■ Task: The answer is every line of the records that holds the word "addr", copied in full.

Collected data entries

******************************

@@ -53,11 +57,21 @@
     float4 ov[WM][16];
 #pragma unroll
     for (int i = 0; i < WM; ++i) {
-#pragma unroll
-        for (int jj = 0; jj < WN; ++jj)
-#pragma unroll
-            for (int r = 0; r < 16; ++r)
-                slab[((r & 3) + 8 * (r >> 2) + 4 * hh) * RW_ELD + jj * 32 + idx] = acc(i, jj)[r];
+        if constexpr (S16) {
+#pragma unroll
+            for (int si = 0; si < 2; ++si)
+#pragma unroll
+                for (int jj = 0; jj < 8; ++jj)
+#pragma unroll
+                    for (int r = 0; r < 4; ++r)
+                        slab[sw16 + (si * 16 + r) * RW_ELD + jj * 16] = acc_[2 * (I0 + i) + si][jj][r];
+        } else {
+#pragma unroll
+            for (int jj = 0; jj < WN; ++jj)
+#pragma unroll
+                for (int r = 0; r < 16; ++r)
+                    slab[((r & 3) + 8 * (r >> 2) + 4 * hh) * RW_ELD + jj * 32 + idx] = acc(i, jj)[r];
+        }
         const int row0 = m0 + wr * 64 + i * 32 + rsub * 16;
         if constexpr (FSMN) {
             const int grp = row0 >> 4;
diff --git a/funasr_amd/csrc/gemm_f16x2_w4.hip b/funasr_amd/csrc/gemm_f16x2_w4.hip
--- a/funasr_amd/csrc/gemm_f16x2_w4.hip
+++ b/funasr_amd/csrc/gemm_f16x2_w4.hip
@@ -19,23 +19,26 @@
     static_assert(GM * GN == 4 && NPW == 2 * (TA + TW), "four waves");
 };
 
-struct W4Frags { f16x8 al[4], ah[4], bh[4], bl[4]; };
-
-__device__ __forceinline__ void w4_mfma(floatx16& acc, const f16x8& a, const f16x8& b) {
-    asm volatile("v_mfma_f32_32x32x16_f16 %0, %1, %2, %0" : "+a"(acc) : "v"(a), "v"(b));
+struct W4Frags { f16x8 al[8], ah[8], bl[8], bh[8]; };
+
+__device__ __forceinline__ void w4_mfma(floatx4& acc, const f16x8& a, const f16x8& b) {
+    asm volatile("v_mfma_f32_16x16x32_f16 %0, %1, %2, %0" : "+a"(acc) : "v"(a), "v"(b));
 }
 template <int OFF> __device__ __forceinline__ void w4_read(f16x8& dst, unsigned addr) {
     asm volatile("ds_read_b128 %0, %1 offset:%2" : "=v"(dst) : "v"(addr), "n"(OFF));
 }
+__device__ __forceinline__ void w4_tie8(f16x8 (&x)[8]) {
+    asm volatile("" : "+v"(x[0]), "+v"(x[1]), "+v"(x[2]), "+v"(x[3]), "+v"(x[4]), "+v"(x[5]), "+v"(x[6]), "+v"(x[7]));
+}
 __device__ __forceinline__ void w4_reads_done(W4Frags& f) {
-    asm volatile("s_waitcnt lgkmcnt(0)"
-                 : "+v"(f.al[0]), "+v"(f.al[1]), "+v"(f.al[2]), "+v"(f.al[3]), "+v"(f.ah[0]), "+v"(f.ah[1]), "+v"(f.ah[2]), "+v"(f.ah[3]),
-                   "+v"(f.bh[0]), "+v"(f.bh[1]), "+v"(f.bh[2]), "+v"(f.bh[3]), "+v"(f.bl[0]), "+v"(f.bl[1]), "+v"(f.bl[2]), "+v"(f.bl[3]));
-}
-__device__ __forceinline__ void w4_settle(floatx16 (&acc)[4][4]) {
-    asm volatile("s_nop 15\n\ts_nop 15\n\ts_nop 15\n\ts_nop 15\n\ts_nop 15"
-                 : "+a"(acc[0][0]), "+a"(acc[0][1]), "+a"(acc[0][2]), "+a"(acc[0][3]), "+a"(acc[1][0]), "+a"(acc[1][1]), "+a"(acc[1][2]), "+a"(acc[1][3]),
-                   "+a"(acc[2][0]), "+a"(acc[2][1]), "+a"(acc[2][2]), "+a"(acc[2][3]), "+a"(acc[3][0]), "+a"(acc[3][1]), "+a"(acc[3][2]), "+a"(acc[3][3]));
+    asm volatile("s_waitcnt lgkmcnt(0)" ::: "memory");
+    w4_tie8(f.al); w4_tie8(f.ah); w4_tie8(f.bl); w4_tie8(f.bh);
+}
+__device__ __forceinline__ void w4_settle(floatx4 (&acc)[8][8]) {
+    asm volatile("s_nop 15\n\ts_nop 15\n\ts_nop 15\n\ts_nop 15\n\ts_nop 15" ::: "memory");
+#pragma unroll
+    for (int i = 0; i < 8; ++i)
+        asm volatile("" : "+a"(acc[i][0]), "+a"(acc[i][1]), "+a"(acc[i][2]), "+a"(acc[i][3]), "+a"(acc[i][4]), "+a"(acc[i][5]), "+a"(acc[i][6]), "+a"(acc[i][7]));
 }
 template <int LOFF, bool NT> __device__ __forceinline__ void w4_piece(const char* sbase, unsigned voff, unsigned lds_buf) {
     if constexpr (NT)
@@ -47,12 +50,12 @@
 template <class G, int NODMA, bool A_NT>
 __device__ __forceinline__ void w4_kloop(const unsigned short* A, int lda, size_t a_plane, const unsigned short* W, int ldw, size_t w_plane,
                                          int M, int N, int K, int m0, int n0, unsigned char* smem, int wave, int wr, int wc, int lane,
-                                         floatx16 (&acc)[4][4]) {
-    const int hh = lane >> 5, idx = lane & 31;
+                                         floatx4 (&acc)[8][8]) {
+    const int q16 = lane >> 4, l16 = lane & 15;
     unsigned va[G::TA], vw[G::TW];
     {
         const int prow = lane >> 2;
-        const unsigned chunkb = (unsigned)(((lane & 3) ^ ((prow >> 2) & 3)) * 16);
+        const unsigned chunkb = (unsigned)(((lane & 3) ^ ((0 - (prow >> 2)) & 3)) * 16);
 #pragma unroll
         for (int t = 0; t < G::TA; ++t) {
             int row = m0 + 16 * (wave + 4 * t) + prow;
@@ -82,59 +85,65 @@
         else w4_piece<2 * G::A_PLANE_B + G::W_PLANE_B + 4096 * (i - 2 * G::TA - G::TW), false>(w_lo + ko, vw[i - 2 * G::TA - G::TW], buf);
     };
 
-    const unsigned fsw = (unsigned)((idx >> 2) & 3);
-    const unsigned fa0 = lds0 + (unsigned)((wr * 128 + idx) * 64);
-    const unsigned fb0 = lds0 + 2 * G::A_PLANE_B + (unsigned)((wc * 128 + idx) * 64);
-    auto frag_read = [&](auto Rr, W4Frags& f, unsigned fa, unsigned fb) {
-        constexpr int r = decltype(Rr)::value;
-        if constexpr (r < 4) w4_read<G::A_PLANE_B + (r & 3) * 2048>(f.al[r & 3], fa);
-        else if constexpr (r < 8) w4_read<(r & 3) * 2048>(f.bh[r & 3], fb);
-        else if constexpr (r < 12) w4_read<(r & 3) * 2048>(f.ah[r & 3], fa);
-        else w4_read<G::W_PLANE_B + (r & 3) * 2048>(f.bl[r & 3], fb);
-    };
-    auto coff = [&](int st) { return (unsigned)(((2 * st + hh) ^ fsw) * 16); };
+    const unsigned coff16 = (unsigned)((q16 ^ ((0 - (l16 >> 2)) & 3)) * 16);
+    const unsigned fa0 = lds0 + (unsigned)((wr * 128 + l16) * 64) + coff16;
+    const unsigned fb0 = lds0 + 2 * G::A_PLANE_B + (unsigned)((wc * 128 + l16) * 64) + coff16;
 
     const int ns = K / 32;
 
     [&]<int... I>(std::integer_sequence<int, I...>) { (piece(std::integral_constant<int, I>{}, 0, ldsw), ...); }(std::make_integer_sequence<int, G::NPW>{});
     if constexpr (NODMA == 0) glds_wait_all();
     __builtin_amdgcn_s_barrier();
-    W4Frags f0, f1;
-    [&]<int... I>(std::integer_sequence<int, I...>) { (frag_read(std::integral_constant<int, I>{}, f0, fa0 + coff(0), fb0 + coff(0)), ...); }(std::make_integer_sequence<int, 16>{});
+    W4Frags f;
+    [&]<int... T>(std::integer_sequence<int, T...>) { (w4_read<G::A_PLANE_B + T * 1024>(f.al[T], fa0), ...); }(std::make_integer_sequence<int, 8>{});
+    [&]<int... T>(std::integer_sequence<int, T...>) { (w4_read<T * 1024>(f.bh[T], fb0), ...); }(std::make_integer_sequence<int, 8>{});
     [&]<int... I>(std::integer_sequence<int, I...>) { (piece(std::integral_constant<int, I>{}, 1, ldsw + G::STAGE_B), ...); }(std::make_integer_sequence<int, G::NPW>{});
-    w4_reads_done(f0);
-
-#pragma unroll
-    for (int i = 0; i < 4; ++i)
-#pragma unroll
-        for (int j = 0; j < 4; ++j)
-#pragma unroll
-            for (int r = 0; r < 16; ++r) acc[i][j][r] = 0.f;
+    w4_reads_done(f);
+
+#pragma unroll
+    for (int i = 0; i < 8; ++i)
+#pragma unroll
+        for (int j = 0; j < 8; ++j)
+#pragma unroll
+            for (int r = 0; r < 4; ++r) acc[i][j][r] = 0.f;
     w4_settle(acc);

******************************

■ Completed exercise:
 template <int OFF> __device__ __forceinline__ void w4_read(f16x8& dst, unsigned addr) {
     asm volatile("ds_read_b128 %0, %1 offset:%2" : "=v"(dst) : "v"(addr), "n"(OFF));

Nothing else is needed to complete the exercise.